Well, the original intention of it was not to name the game so others should guess it....
And.... 44 minutes isn't an instant anymore


----------



## Tetrachroma (Nov 8, 2016)

Yakamaru said:


> "Shake it, baby!"
> - Doom


_Waaaait a miiiinute... That's Duke Nukem..._


----------



## Yakamaru (Nov 8, 2016)

Tetrachroma said:


> _Waaaait a miiiinute... That's Duke Nukem..._


Of course it is.
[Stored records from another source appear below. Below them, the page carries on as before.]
@@ -252,23 +255,23 @@
         auto load_pieces = [&](const Box &b, int q0) {
             const uint8_t *pl = p + (sub * stride + c4);
             const int npiece = b.nrg * b.ncb;
-            int kg = (q0 / b.ncb) * 4, cb = (q0 % b.ncb) * 64;
+            int kg = (q0 / b.ncb) * 4, cb_ = (q0 % b.ncb) * 64;
 #pragma unroll
             for (int u = 0; u < 8; u++) {
-                if (q0 + u < npiece) raw[u] = reinterpret_cast<const RtU32 *>(pl + ((b.mny - 1 + kg) * stride + b.mnx + cb))->v;
-                cb += 64;
-                if (cb >= b.bp) { cb = 0; kg += 4; }
+                if (q0 + u < npiece) raw[u] = reinterpret_cast<const RtU32 *>(pl + ((b.mny - 1 + kg) * stride + b.mnx + cb_))->v;
+                cb_ += 64;
+                if (cb_ >= b.bp) { cb_ = 0; kg += 4; }
             }
         };
         auto store_pieces = [&](const Box &b, int q0, uint8_t *bx) {
             uint8_t *bl = bx + (sub * b.bp + c4);
             const int npiece = b.nrg * b.ncb;
-            int kg = (q0 / b.ncb) * 4, cb = (q0 % b.ncb) * 64;
+            int kg = (q0 / b.ncb) * 4, cb_ = (q0 % b.ncb) * 64;
 #pragma unroll
             for (int u = 0; u < 8; u++) {
-                if (q0 + u < npiece && sub < b.bh - kg && c4 < b.bp - cb) *reinterpret_cast<uint32_t *>(bl + (kg * b.bp + cb)) = raw[u];
-                cb += 64;
-                if (cb >= b.bp) { cb = 0; kg += 4; }
+                if (q0 + u < npiece && sub < b.bh - kg && c4 < b.bp - cb_) *reinterpret_cast<uint32_t *>(bl + (kg * b.bp + cb_)) = raw[u];
+                cb_ += 64;
+                if (cb_ >= b.bp) { cb_ = 0; kg += 4; }
             }
         };
         auto prefetch_box = [&]() {
@@ -276,13 +279,23 @@
             const Box b = geom(cur0, cur1);
             if (b.inside) load_pieces(b, 0);
         };
-        float v[RI_ROWS];
-        auto A1 = [&](int i, int e_n1, int e_n2) {
+        float v[RI_Q];
+        double vtot = 0.0;
+        auto rotate_to = [&](int g) {
+            while (gcur != g) {
+                const double s0 = own[0];
+#pragma unroll
+                for (int q = 0; q + 1 < RI_OWN; q++) own[q] = own[q + 1];
+                own[RI_OWN - 1] = s0;
+                gcur = (gcur + 1) % RI_OWN;
+            }
+        };
+        auto A1 = [&](int i, uint32_t e_i, uint32_t e_n1, uint32_t e_n2) {
             const Box b = geom(cur0, cur1);
             const int mnx = b.mnx, mny = b.mny, bh = b.bh, bp = b.bp;
             if (b.mxx < 0) {
 #pragma unroll
-                for (int k = 0; k < RI_ROWS; k++) v[k] = 0.f;
+                for (int k = 0; k < RI_Q; k++) v[k] = 0.f;
             } else if (b.staged) {
                 uint8_t *bx = box[wave];
                 if (b.inside) {
@@ -296,8 +309,8 @@
                     const int kk = kg + sub;
                     int r = mny + kk - 1;
                     if (r < 0) r += rows; else if (r >= rows) r -= rows;
-                    for (int cb = 0; cb < bp; cb += 64) {
-                        const int cc = cb + c4;
+                    for (int cb_ = 0; cb_ < bp; cb_ += 64) {
+                        const int cc = cb_ + c4;
                         if (kk < bh && cc < bp) {
                             const int x0 = mnx + cc, xl = min(x0, cols - 4), sh = 8 * (x0 - xl);
                             uint32_t rw = 0;
@@ -307,7 +320,7 @@
                     }
                 }
 #pragma unroll
-                for (int k = 0; k < RI_ROWS; k++) {
+                for (int k = 0; k < RI_Q; k++) {
                     const uint32_t mk = m[k];
                     const int ix = mk & 4095, iy = (mk >> 12) & 1023;
                     float r_ = 0.f;
@@ -325,104 +338,95 @@
                 }
             } else {
 #pragma unroll
-                for (int k = 0; k < RI_ROWS; k++) v[k] = rt_pixel(m[k], p, rows, cols, stride, lut);
+                for (int k = 0; k < RI_Q; k++) v[k] = rt_pixel(m[k], p, rows, cols, stride, lut);
             }
             if (i + 1 < nph) {
-                fetch(ph_band(e_n1), ph_group(e_n1));
+                fetch(e_n1);
                 prefetch_box();
-                if (i + 2 < nph) fetch_ext(ph_band(e_n2) * RI_GROUPS + ph_group(e_n2));
-            }
-        };
-        int gcur = 0;
-        auto A2 = [&](int i, int band, int g) {
-            const int c = g * 64 * RI_WAVES + 64 * wave + lane;
-            Tile &tl = tiles[(i & 1) * RI_WAVES + wave];
-            {
-                while (gcur != g) {
-                    const double s0 = acc[0];
-#pragma unroll
-                    for (int q = 0; q + 1 < RI_GROUPS; q++) acc[q] = acc[q + 1];
-                    acc[RI_GROUPS - 1] = s0;
-                    gcur = (gcur + 1) % RI_GROUPS;
-                }
-                double s = acc[0];
-                if (c < W) {
-#pragma unroll
-                    for (int k = 0; k < RI_ROWS; k++) {
-                        if (band * RI_ROWS + k < H) s = __dadd_rn(s, (double)v[k]);
-                        tl[k][lane] = s;
-                    }
-                }
-#pragma unroll
-                for (int q = 0; q + 1 < RI_GROUPS; q++) acc[q] = acc[q + 1];
-                acc[RI_GROUPS - 1] = s;
-                gcur = (gcur + 1) % RI_GROUPS;
-            }
-        };
-        auto C = [&](int i, int e) {
-            const int band = ph_band(e), g = ph_group(e);
-            const int c = g * 64 * RI_WAVES + 64 * wave + lane;
-            const Tile &tl = tiles[(i & 1) * RI_WAVES + wave];
-            const bool wanted = ((e >> (12 + wave_u)) & 1) != 0;
-            if (c < W && wanted) {
-                double *q = S + (int64_t)band * RI_ROWS * SP + c;
-                const int nk = min(RI_ROWS, H - band * RI_ROWS);
-                if (nk == RI_ROWS) {
-#pragma unroll
-                    for (int k = 0; k < RI_ROWS; k++) q[(int64_t)k * SP] = tl[k][lane];
-                } else
-                    for (int k = 0; k < nk; k++) q[(int64_t)k * SP] = tl[k][lane];
-            }
-        };
-        int e_m1 = 0, e_0 = ph_ent(0), e_1 = ph_ent(1), e_2 = ph_ent(2), e_3 = ph_ent(3);
+                if (i + 2 < nph) fetch_ext(e_n2);
+            }
+            const int nlive = H - (RI_E_BAND(e_i) * RI_ROWS + wave_u * RI_Q);
+            double s = 0.0;
+#pragma unroll
+            for (int k = 0; k < RI_Q; k++) {
+                if (k >= nlive) v[k] = 0.f;
+                s = __dadd_rn(s, (double)v[k]);
+            }
+            vtot = s;
+            tot[i & 1][wave][lane] = s;
+            if ((RI_E_TILE(e_i) & (RI_WAVES - 1)) == wave_u) {
+                rotate_to(RI_E_TILE(e_i) / RI_WAVES);
+                cb[i & 1][lane] = own[0];
+            }
+        };
+        auto A2 = [&](int i, uint32_t e_i) {
+            const bool owner = (RI_E_TILE(e_i) & (RI_WAVES - 1)) == wave_u;
+            double s = cb[i & 1][lane], sum = vtot;
+#pragma unroll
+            for (int q = 0; q < RI_WAVES; q++) {
+                if (q == wave_u || !(q < wave_u || owner)) continue;
+                const double tq = tot[i & 1][q][lane];
+                if (q < wave_u) s = __dadd_rn(s, tq);
+                sum = __dadd_rn(sum, tq);
+            }
+            if (owner) own[0] = __dadd_rn(own[0], sum);
+            double (*tl)[RI_TP] = tiles[i & 1] + wave * RI_Q;
+#pragma unroll
+            for (int k = 0; k < RI_Q; k++) {
+                s = __dadd_rn(s, (double)v[k]);
+                tl[k][lane] = s;
+            }
+        };
+        uint32_t e_0 = ph_ent(0), e_1 = ph_ent(1), e_2 = ph_ent(2), e_3 = ph_ent(3);
         if (nph > 0) {
-            fetch(ph_band(e_0), ph_group(e_0));
-            fetch_ext(ph_band(e_0) * RI_GROUPS + ph_group(e_0));
+            fetch(e_0);
+            fetch_ext(e_0);
             prefetch_box();
-            if (nph > 1) fetch_ext(ph_band(e_1) * RI_GROUPS + ph_group(e_1));
-            A1(0, e_1, e_2);
-            A2(0, ph_band(e_0), ph_group(e_0));
+            if (nph > 1) fetch_ext(e_1);
+            A1(0, e_0, e_1, e_2);
+        }
 #pragma unroll 1
-            for (int i = 0; i < nph; i++) {
-                const int e_4 = ph_ent(i + 4);
-                RI_P(0)
-                __syncthreads();
-                RI_P(1)
-                if (i > 0) C(i - 1, e_m1);
-                RI_P(2)
-                if (i + 1 < nph) { A1(i + 1, e_2, e_3); RI_P(3) A2(i + 1, ph_band(e_1), ph_group(e_1)); }
-                RI_P(4)
-                e_m1 = e_0; e_0 = e_1; e_1 = e_2; e_2 = e_3; e_3 = e_4;
-            }
-        }
-        __syncthreads();
-        if (nph > 0) C(nph - 1, e_m1);
+        for (int i = 0; i < nph + 1; i++) {
+            const uint32_t e_4 = ph_ent(i + 4);
+            RI_P(0)
+            __syncthreads();
+            RI_P(1)
+            if (i < nph) A2(i, e_0);
+            RI_P(2)
+            if (i + 1 < nph) A1(i + 1, e_1, e_2, e_3);
+            RI_P(3)
+            e_0 = e_1; e_1 = e_2; e_2 = e_3; e_3 = e_4;
+        }
     } else {
+        double *S = a.S + (int64_t)ls * a.SP * W;
+        const int SP = a.SP;
+        const int half = lane >> 5, c2 = 2 * (lane & 31);
         double carry = 0.0;
         int pband = -1;
-        int e_nx = ph_ent(0);
-        for (int i = 0; i < nph; i++) {
-            const int band = ph_band(e_nx), g = ph_group(e_nx);
-            e_nx = ph_ent(i + 1);
-            if (band != pband) { carry = 0.0; pband = band; }
-            const bool live = lane < RI_ROWS && band * RI_ROWS + lane < H;
+        uint32_t e_nx = ph_ent(0);
+        for (int i = 0; i < nph + 1; i++) {
+            const uint32_t e = e_nx;
+            if (i >= 1) e_nx = ph_ent(i);
             RI_P(5)
             __syncthreads();
             RI_P(6)
-            if (live) {
-                const int C0 = g * 64 * RI_WAVES, ncols = min(64 * RI_WAVES, W - C0);
-                Tile *tg = tiles + (i & 1) * RI_WAVES;
+            if (i < 1) continue;
+            const int band = RI_E_BAND(e), tile = RI_E_TILE(e);
+            if (band != pband) { carry = 0.0; pband = band; }
+            if (band * RI_ROWS + lane < H) {
+                const int ncols = min(64, W - tile * 64);
+                double *row = tiles[(i - 1) & 1][lane];
                 int j = 0;
                 if (ncols >= 16) {
                     auto rd = [&](double(&x)[8], int jj) {
-                        const double2 *q = reinterpret_cast<const double2 *>(&tg[jj >> 6][lane][jj & 63]);
+                        const double2 *q = reinterpret_cast<const double2 *>(row + jj);
 #pragma unroll
                         for (int u = 0; u < 4; u++) { const double2 v2 = q[u]; x[2 * u] = v2.x; x[2 * u + 1] = v2.y; }
                     };
                     auto chain_wr = [&](double(&x)[8], int jj) {
 #pragma unroll
                         for (int u = 0; u < 8; u++) { carry = __dadd_rn(carry, x[u]); x[u] = carry; }
-                        double2 *q = reinterpret_cast<double2 *>(&tg[jj >> 6][lane][jj & 63]);
+                        double2 *q = reinterpret_cast<double2 *>(row + jj);
 #pragma unroll
                         for (int u = 0; u < 4; u++) q[u] = make_double2(x[2 * u], x[2 * u + 1]);
                     };
@@ -442,41 +446,53 @@
                         if (j + 8 <= ncols) { chain_wr(xr[u], j); j += 8; }
                 }
                 for (; j < ncols; j++) {
-                    double *q = &tg[j >> 6][lane][j & 63];
-                    carry = __dadd_rn(carry, *q);
-                    *q = carry;
+                    carry = __dadd_rn(carry, row[j]);
+                    row[j] = carry;
                 }
             }
-        }
-        __syncthreads();
+            RI_P(7)
+            if (tile * 64 + c2 < W) {
+                const double (*tl)[RI_TP] = tiles[(i - 1) & 1];
+                double *q = S + (int64_t)(band * RI_ROWS + half) * SP + tile * 64 + c2;
+                for (int w = 0; w < RI_WAVES; w++) {
+                    if (!((RI_E_BITS(e) >> w) & 1u)) continue;
+                    double2 x[RI_Q / 2];
+#pragma unroll
+                    for (int k = 0; k < RI_Q / 2; k++) x[k] = *reinterpret_cast<const double2 *>(&tl[w * RI_Q + 2 * k + half][c2]);
+#pragma unroll
+                    for (int k = 0; k < RI_Q / 2; k++)
+                        if (band * RI_ROWS + w * RI_Q + 2 * k + half < H) *reinterpret_cast<double2 *>(q + (int64_t)(w * RI_Q + 2 * k) * SP) = x[k];
+                }
+            }
+        }
     }
 #ifdef RI_PROF
     if (lane == 0 && (wave == 0 || wave == RI_WAVES)) for (int k = 0; k < 8; k++) atomicAdd(&ri_prof[k + (wave == 0 ? 0 : 8)], rip_[k]);
 #endif
 }
 
-size_t retrack_boxtab_words(int W) { return 2 * (size_t)((W + RI_ROWS - 1) / RI_ROWS) * RI_GROUPS * RI_WAVES; }
+size_t retrack_boxtab_words(int W) { return 2 * (size_t)((W + RI_ROWS - 1) / RI_ROWS) * RI_WAVES * RI_TILES; }
 
 hipError_t launch_retrack_boxtab(hipStream_t st, const uint32_t *map, int W, int cols, uint32_t *boxtab)
 {
     hipLaunchKernelGGL(rt_boxtab_kernel, dim3((unsigned)(retrack_boxtab_words(W) / 2)), dim3(64), 0, st, map, W, cols, boxtab);
     return hipGetLastError();
 }
-size_t retrack_phase_words(int W) { return 1 + (size_t)((W + RI_ROWS - 1) / RI_ROWS) * RI_GROUPS; }
+size_t retrack_phase_words(int W) { return 1 + (size_t)((W + RI_ROWS - 1) / RI_ROWS) * RI_TILES; }
 int retrack_band_rows() { return RI_ROWS; }
 
 bool retrack_build_phases(const uint32_t *map, const uint32_t *darktab, int W, int cols, uint32_t *out)
 {
-    const int H = W, nbands = (H + RI_ROWS - 1) / RI_ROWS, ns = (W + SD_OUT - 1) / SD_OUT, nt = H / SD_T + 1, NT = RI_GROUPS * RI_WAVES;
-    static_assert(RI_ROWS % SD_T == 0, "a band of the integral kernel is one or more blocks of the determinant kernel");
+    const int H = W, nbands = (H + RI_ROWS - 1) / RI_ROWS, ns = (W + SD_OUT - 1) / SD_OUT, nt = H / SD_T + 1, NT = RI_TILES;
+    static_assert(RI_ROWS % SD_T == 0 && RI_Q % SD_T == 0, "a quarter of a band of the integral kernel is one or more blocks of the determinant kernel");
     const int ndet = (H + SD_T - 1) / SD_T;
-    if (nbands * RI_GROUPS > RI_PHL_MAX || nbands > 256) return false;
-    std::vector<uint8_t> need((size_t)nbands * NT, 0), lit((size_t)nbands * NT, 0);
+    if (W > 64 * RI_TILES) return false;
+    std::vector<uint8_t> need((size_t)nbands * RI_WAVES * NT, 0), lit((size_t)nbands * RI_WAVES * NT, 0);
     std::vector<int> firstlit(W, H);
     for (int r = 0; r < H; r++)
         for (int c = 0; c < W; c++)
             if ((int)(map[(size_t)r * W + c] & 4095u) < cols) {
-                lit[(size_t)(r / RI_ROWS) * NT + c / 64] = 1;
+                lit[(size_t)(r / RI_Q) * NT + c / 64] = 1;
                 if (firstlit[c] == H) firstlit[c] = r;
             }
     for (int s = 0; s < ns; s++) {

Look at the topic name. :3


----------



## BlueWorrior (Nov 8, 2016)

1 - "...But soon the flames will fade and only dark will remain."

2 - "You said it yourself... there are only two sides to your coin."
"Apparently so, but suppose you throw a coin enough times. suppose one day... it lands in it's edge."
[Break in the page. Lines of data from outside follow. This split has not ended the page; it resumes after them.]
@@ -865,10 +871,22 @@
   return emit ? (const void *)trace_block_kernel<BLOCK, false, DBG, true, SIMPLE, OPT> : (const void *)trace_block_kernel<BLOCK, false, DBG, false, SIMPLE, OPT>;
 }
 
+bool nospan_kernel(const mcbrat_ctx *c) {
+  const bool simple = c->xyRegular && c->zRegular && c->nc == 1 && c->surfNumX == 0;
+  if (!simple || c->srcKind != 0 || c->blockSpanKernel != 0) return false;
+  return !c->blockSpansX && (c->ny == 1 || !c->blockSpansY);
+}
+
 template <int BLOCK, bool DBG, int OPT = 0>
 const void *block_kernel_for(const mcbrat_ctx *c, const DevParams &p, bool tbl) {
   const bool emit = c->srcKind != 0;
   const bool simple = c->xyRegular && c->zRegular && c->nc == 1 && c->surfNumX == 0;
+  if constexpr (OPT == 0 && BLOCK == 768 && !DBG) {
+    if (nospan_kernel(c)) {
+      if (c->ny == 1) return tbl ? (const void *)trace_block_kernel<768, true, false, false, 2, 0, true> : (const void *)trace_block_kernel<768, false, false, false, 2, 0, true>;
+      return tbl ? (const void *)trace_block_kernel<768, true, false, false, 1, 0, true> : (const void *)trace_block_kernel<768, false, false, false, 1, 0, true>;
+    }
+  }
   if constexpr (OPT == 0 && BLOCK != 1024) {
     if (simple && c->ny == 1 && !DBG) return block_ptr<BLOCK, DBG, 2, OPT>(tbl, emit);
   }
@@ -1680,6 +1698,7 @@
   if (n == "jumpThreshold") c->jumpThreshold = std::max(1, std::min(64, (int)value));
   else if (n == "crossThreshold") c->crossThreshold = std::max(1, std::min(64, (int)value));
   else if (n == "batchUnits") c->batchUnits = value != 0;
+  else if (n == "blockSpanKernel") c->blockSpanKernel = value != 0;
   else return fail(c, "set_option: unknown option '" + n + "'");
   return 0;
 }
@@ -1821,6 +1840,7 @@
     m = ((c->layerSkip && !facewalk_on(c)) ? 1 : 0) | (block_walk_applies(c, L) ? 2 : 0) | (L.fly ? 4 : 0) | (c->blockWalk ? 8 : 0) |
         (L.wide ? 16 : 0) | ((L.blockLite && L.optics == 1) ? 32 : 0) | (L.priv ? 64 : 0) | ((L.blockLite && L.optics == 2) ? 128 : 0) |
         (L.cdfTop ? 256 : 0);
+    if (block_walk_applies(c, L) && !L.wide && (c->blockSize == 0 || c->blockSize == 768) && nospan_kernel(c)) m |= 512;
   }
   return m;
 }
diff --git a/mcbrat3d_amd/csrc/mcbrat_blockwalk.hip b/mcbrat3d_amd/csrc/mcbrat_blockwalk.hip
--- a/mcbrat3d_amd/csrc/mcbrat_blockwalk.hip
+++ b/mcbrat3d_amd/csrc/mcbrat_blockwalk.hip
@@ -24,7 +24,7 @@
 }
 
 struct BlockLds {
-  size_t slab, cursor, rec, cdf, ext, ssa, cum, pfi, blockOf, tbl, total;
+  size_t slab, cursor, rec, invExt, cdf, ext, ssa, cum, pfi, blockOf, tbl, total;
 };
 __host__ __device__ inline BlockLds block_lds_layout(int nx, int ny, int nz, int nc, size_t slabLen, int nBlocks, size_t tblFloats,
                                                       int optics = 0, bool cdfTop = false) {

3 - "Nobody's Innocent. Justice? It's an illusion. Uncertainty is the only sure thing."

I owe you a snickers if you get them all right without looking it up :L


----------



## Very Hairy Larry (Nov 8, 2016)

"hut hut hut hut hut hut hut hut hut hut hut hut hut hut hut"
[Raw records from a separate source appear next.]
# meco-group/omg-tools

Hardware: AMD Instinct MI355X
Metric: MPC solves/sec, 1024-agent Holonomic Point2point batch per GPU (higher is better)
Workload: dtype f64

## Files before the change

### omg-tools_amd/csrc/omgx.hip

```cpp
#include <hip/hip_runtime.h>
#include <hip/hip_ext.h>
#include <stdarg.h>
#include <stdio.h>
#include <stdlib.h>
#include <string.h>
#include <string>
#include <vector>
#include "../../include/omgx.h"
#include "omgx_core.h"
#include "omgx_plan.h"
#include "omgx_kernels.h"
#include "omgx_table_cache.h"

namespace {

thread_local std::string g_err;

#define HIPCHK(call)                                                              \
  do {                                                                            \
    hipError_t e_ = (call);                                                       \
    if (e_ != hipSuccess) {                                                       \
      g_err = std::string(#call) + ": " + hipGetErrorString(e_);                  \
      return OMGX_E_HIP;                                                          \
    }                                                                             \
// ... 343 lines not shown
        if (ad >= 0) { b->ev_hess.push_back(ad); b->ev_hess.push_back(plan.order[q1]); b->ev_hess.push_back(plan.order[q2]); }
      }
  }
  UP(prog, 6 * d.n_prog); UP(knots, t->n_knots); UP(pp_ptr, t->n_pp + 1); UP(pm_coef, t->n_mono);
  UP(pm_ptr, t->n_mono + 1); UP(pm_atom, t->n_matom); UP(slot_pp, d.n_slots);
  if (d.mono_packed == 2) {
    TRY(upload(img, plan.pm_rec8.data(), plan.pm_rec8.size(), (const omgx::MonoRec8**)&b->dev.pm_rec));
    TRY(upload(img, plan.sl_ell8.data(), plan.sl_ell8.size(), (const omgx::MonoRec8**)&b->dev.sl_ell));
  } else { UP(pm_rec, plan.pm_rec.size()); UP(sl_ell, plan.sl_ell.size()); }
  UP(row_ptr, d.n_con + 2); UP(t_coef, d.n_terms); UP(t_slot, d.n_terms); UP(t_var, OMGX_TERM_VARS * d.n_terms);
  UP(order, d.N); UP(leaf_off, d.n_leaf + 1); UP(leaf_bw, plan.leaf_bw.size()); UP(blk, d.N);
  UP(eq_rows, d.n_eq); UP(eq_index, d.n_con);
  UP(cpl_ptr, d.n_leaf + 1); UP(cpl_idx, plan.cpl_idx.size()); UP(cpl_map, plan.cpl_map.size());
  UP(d_off, d.n_leaf + 1); UP(b_off, plan.b_off.size());
  UP(lf_w, plan.lf_w.size()); UP(lf_ldb, plan.lf_ldb.size()); UP(lf_band, plan.lf_band.size()); UP(lf_kind, plan.lf_kind.size()); UP(dl_pos, plan.dl_pos.size());
  UP(pair4, plan.pair4.size()); UP(eqe3, plan.eqe3.size());
  UP(je_row, plan.je_row.size()); UP(diag_addr, d.N); UP(tq_addr, plan.tq_addr.size());
  UP(reg_w, d.N); UP(je_rp, plan.je_rp.size());
  UP(slot_rng, plan.slot_rng.size());
  UP(row_perm, plan.row_perm.size()); UP(cs_ptr, plan.cs_ptr.size()); UP(cs_rec, plan.cs_rec.size());
  UP(obj_ent, plan.obj_ent.size());
  UP(ka_rec, plan.ka_rec.size()); UP(kh_rec, plan.kh_rec.size()); UP(kg_rec, plan.kg_rec.size());
  UP(ka_fix, plan.ka_fix.size()); UP(kg_fix, plan.kg_fix.size()); UP(kh_fix, plan.kh_fix.size());
  UP(rt_ell, plan.rt_ell.size()); UP(rt_glen, plan.rt_glen.size()); UP(jp_ell, plan.jp_ell.size()); UP(jp_glen, plan.jp_glen.size());
  UP(cs_ell, plan.cs_ell.size()); UP(cs_glen, plan.cs_glen.size()); UP(cs_col, plan.cs_col.size()); UP(cs_own, plan.cs_own.size());
  UP(jv_ell, plan.jv_ell.size()); UP(jv_own, plan.jv_own.size()); UP(jv_glen, plan.jv_glen.size());
  UP(ja_ell, plan.ja_ell.size()); UP(ja_own, plan.ja_own.size()); UP(ja_glen, plan.ja_glen.size());
  UP(sl_list, plan.sl_list.size()); UP(sl_glen, plan.sl_glen.size());
  UP(lift_rec, plan.lift_rec.size()); UP(lift_lev, plan.lift_lev.size());
  return bind_tables(b, img);
// ... 432 lines not shown
    hipExtLaunchKernelGGL(b->inst.prepare, dim3(B), dim3(b->threads), (uint32_t)b->prep_lds, b->stream, e0, nullptr, 0u, d, b->dev, b->opts,
                          kp, kx0, klb, kub, shared ? 1 : 0, (const double*)klam, (const int32_t*)kst, B, b->d_prep, b->prep_doubles, (flags & OMGX_ONLY_FAILED) ? 1 : 0);
    HIPCHK(hipGetLastError());
    e0 = nullptr;
  }
  const StoreArgs* k_stp = (b->store.out || b->signals.log) ? &b->d_store->st : nullptr;
  const int k_only_failed = (flags & OMGX_ONLY_FAILED) ? 1 : 0, k_n_alt = b->d_x0_alt ? b->n_alt : 0;
  const CenterArgs* k_ctr = b->center_on ? b->d_center : nullptr;
  double* k_prep = prepared ? b->d_prep : nullptr;
  const StopArgs* k_stop = b->stop_on ? b->d_stop : nullptr;
  const bool lean_launch = !k_stp && !k_only_failed && !k_n_alt && !b->d_attempts && !k_ctr && !k_prep && !k_stop &&
                           !(b->opts.compl_tol > 0.0) && !(b->opts.viol_tol > 0.0) && !b->opts.refine;
  const Instances& in = b->inst;
  b->last_instance = lean_launch && in.lean ? 1 : 0;
  const ipm_kernel_t kern = b->last_instance ? in.lean : (b->opts.refine && in.refine ? in.refine : in.full);
  hipExtLaunchKernelGGL(kern, dim3(b->n_slabs), dim3(b->threads), (uint32_t)b->lds_bytes, b->stream,
                        e0, e1, 0u, d, b->dev,
                        b->opts, b->kkt_doubles, kp, kx0, klb, kub, shared ? 1 : 0, kx, klam, kst, kit, B, b->d_prof,
                        b->d_slabs, b->slab_doubles, b->d_dw, b->d_order, k_stp, k_only_failed,
                        b->d_next, b->d_x0_alt, k_n_alt, b->d_attempts,
                        (unsigned long long*)(b->d_stats ? b->d_stats + 4 * (size_t)(b->stats_launch++ % b->stats_slots) : nullptr),
                        b->stagger, k_ctr, k_prep, b->prep_doubles, k_stop);
  HIPCHK(hipGetLastError());
  if (ranged)
    hipLaunchKernelGGL(range_contract_lam, dim3((B * nu + 255) / 256), dim3(256), 0, b->stream, (const double*)b->d_lam, lam_user_dev, B, nu, ni,
                       (const int32_t*)b->d_range_dup);
  if (!dev) {
    HIPCHK(hipMemcpyAsync(x, b->d_x, (size_t)B * d.n_var * sizeof(double), hipMemcpyDeviceToHost, b->stream));
    HIPCHK(hipMemcpyAsync(lam_g, ranged ? b->d_lam_user : b->d_lam, (size_t)B * nu * sizeof(double), hipMemcpyDeviceToHost, b->stream));
    HIPCHK(hipMemcpyAsync(status, b->d_status, (size_t)B * sizeof(int32_t), hipMemcpyDeviceToHost, b->stream));
    HIPCHK(hipMemcpyAsync(iters, b->d_iters, (size_t)B * sizeof(int32_t), hipMemcpyDeviceToHost, b->stream));
    HIPCHK(hipStreamSynchronize(b->stream));
  }
  return OMGX_OK;
}
// ... 535 lines not shown
  }
  a.iters_log = sp->iters_log; a.status_log = sp->status_log;
  a.plant = b->plant_on ? b->d_plant : nullptr;
  a.script = b->script_on ? b->d_script : nullptr;
  const ipm_rollout_t kern = b->script_on ? (b->plant_on ? b->inst.rollout_plant_script : b->inst.rollout_script)
                                          : (b->plant_on ? b->inst.rollout_plant : b->inst.rollout);
  HIPCHK(hipMemcpyAsync(b->ro_steps.p, steps.data(), sizeof(RolloutStep) * steps.size(), hipMemcpyHostToDevice, b->stream));
  TRY(push_args(b, &b->d_rollout, a));
  TRY(flush_order(b));
  const bool shared = flags & OMGX_BOUNDS_SHARED;
  hipEvent_t e0 = b->ext_ev0, e1 = b->ext_ev0 ? b->ext_ev1 : nullptr;
  b->ext_ev0 = b->ext_ev1 = nullptr;
  b->timed = false;
  hipExtLaunchKernelGGL(kern, dim3(b->n_slabs < b->n_agents ? b->n_slabs : b->n_agents), dim3(b->threads), (uint32_t)b->lds_bytes, b->stream, e0, e1, 0u,
                        d, b->dev, b->opts, b->kkt_doubles, p, x, lbg, ubg, shared ? 1 : 0, lam_g, status, iters, b->n_agents,
                        b->d_slabs, b->slab_doubles, b->d_dw, b->d_next, (const RolloutArgs*)b->d_rollout, b->stagger, b->d_order,
                        (const StoreArgs*)((b->store.out || b->signals.log) ? &b->d_store->st : nullptr));
  HIPCHK(hipGetLastError());
  return OMGX_OK;
}
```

"Ah, nigga, don't hate me 'cause I'm beautiful, nigga. Maybe if you got rid of that yee-yee ass haircut you got you'd get some bitches on your dick.
Oh, better yet, maybe Tanisha'll call your dog-ass if she ever stop fucking with that brain surgeon or lawyer she fuckin' with. Nigaaaaa"


----------



## Tetrachroma (Nov 8, 2016)

"I can feel it... Every time you die, your grip on this world slips away. Every time you die, your friends forget you a little more. Your life will end here, in a world where no one remembers you"


----------



## BlueWorrior (Nov 8, 2016)

Tetrachroma said:


> "I can feel it... Every time you die, your grip on this world slips away. Every time you die, your friends forget you a little more. Your life will end here, in a world where no one remembers you"


Undertale, right?


----------



## Tetrachroma (Nov 8, 2016)

BlueWorrior said:


> Undertale, right?


Yup!


----------



## BlueWorrior (Nov 8, 2016)

Tetrachroma said:


> Yup!


yay \o/


----------



## EdgyMemeLord0 (Nov 8, 2016)

Try to get my quotes, they should be considered as easier too....


----------



## Tetrachroma (Nov 8, 2016)

EdgyMemeLord0 said:


> Try to get my quotes, they should be considered as easier too....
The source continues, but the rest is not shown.